+template <bool K4>
+__global__ __launch_bounds__(256) void dense_group_fwd_kernel(const float* __restrict__ x, const DenseGroupTable tb, int R, int K, int N,
+                                                              int act, float alpha) {
+    __shared__ float red[4][8][64];
+    const DenseGroupEnt& e = tb.e[blockIdx.z];
+    const float* __restrict__ w = e.w;
+    const int nl = threadIdx.x & 63, kl = threadIdx.x >> 6;
+    const int n = blockIdx.x * 64 + nl, b0 = blockIdx.y * 8;
+    float acc[8];
+#pragma unroll
+    for (int b = 0; b < 8; ++b) acc[b] = 0.f;
+    if (n < N) {
+        if (K4) {
+            for (int k = 4 * kl; k < K; k += 16) {
+                float wv[4];
+#pragma unroll
+                for (int q = 0; q < 4; ++q) wv[q] = w[(size_t)(k + q) * N + n];
+#pragma unroll
+                for (int b = 0; b < 8; ++b)
+                    if (b0 + b < R) {
+                        const f32x4 xv = *reinterpret_cast<const f32x4*>(x + (size_t)(b0 + b) * K + k);
+                        acc[b] += xv[0] * wv[0]; acc[b] += xv[1] * wv[1]; acc[b] += xv[2] * wv[2]; acc[b] += xv[3] * wv[3];
+                    }
+            }
+        } else {
+            for (int k = kl; k < K; k += 4) {
+                const float wv = w[(size_t)k * N + n];
+#pragma unroll
+                for (int b = 0; b < 8; ++b)
+                    if (b0 + b < R) acc[b] += x[(size_t)(b0 + b) * K + k] * wv;
+            }
+        }
+    }
+#pragma unroll
+    for (int b = 0; b < 8; ++b) red[kl][b][nl] = acc[b];
+    __syncthreads();
+    if (kl == 0 && n < N) {
+#pragma unroll
+        for (int b = 0; b < 8; ++b)
+            if (b0 + b < R) {
+                const float part = red[0][b][nl] + red[1][b][nl] + red[2][b][nl] + red[3][b][nl];
+                float t = 0.f;
+                t += part;
+                if (e.bias) t += e.bias[n];
+                e.out[(size_t)(b0 + b) * N + n] = act_apply(t, act, alpha);
+            }
+    }
+}
+
+__global__ __launch_bounds__(256) void dense_group_dgrad_kernel(const DenseGroupTable tb, int R, int K, int N) {
+    const DenseGroupEnt& e = tb.e[blockIdx.y];
+    const int i = blockIdx.x * 256 + threadIdx.x;
+    if (i >= R * K) return;
+    const int b = i / K, k = i - b * K;
+    const float* __restrict__ d = e.dy + (size_t)b * N;
+    const float* __restrict__ wr = e.w + (size_t)k * N;
+    float acc = 0.f;
+    for (int nb = 0; nb < N; nb += 128) {
+        const int nw = min(128, N - nb);
+        float a = 0.f;
+        for (int nn = 0; nn < nw; ++nn) a += d[nb + nn] * wr[nb + nn];
+        acc += a;
+    }
+    e.out[i] = acc;
+}
+
+__global__ __launch_bounds__(256) void dense_group_wgrad_kernel(const float* __restrict__ x, const DenseGroupTable tb, int R, int K, int N,
+                                                                int accumulate) {
+    const DenseGroupEnt& e = tb.e[blockIdx.y];
+    const int i = blockIdx.x * 256 + threadIdx.x;
+    if (i >= K * N) return;
+    const int k = i / N, n = i - k * N;
+    const float* __restrict__ dy = e.dy;
+    float v = accumulate ? e.out[i] : 0.f;
+    for (int r0 = 0; r0 < R; r0 += 32) {
+        const int r1 = min(R, r0 + 32);
+        float a = 0.f;
+        for (int b = r0; b < r1; ++b) a += x[(size_t)b * K + k] * dy[(size_t)b * N + n];
+        v = (accumulate || r0) ? v + a : a;
+    }
+    e.out[i] = v;
+}
+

======

Write out the lines of the listing from the one with "for (int r0" to the very end, inclusive, exactly as they appear and with nothing added.

+    for (int r0 = 0; r0 < R; r0 += 32) {
+        const int r1 = min(R, r0 + 32);
+        float a = 0.f;
+        for (int b = r0; b < r1; ++b) a += x[(size_t)b * K + k] * dy[(size_t)b * N + n];
+        v = (accumulate || r0) ? v + a : a;
+    }
+    e.out[i] = v;
+}
+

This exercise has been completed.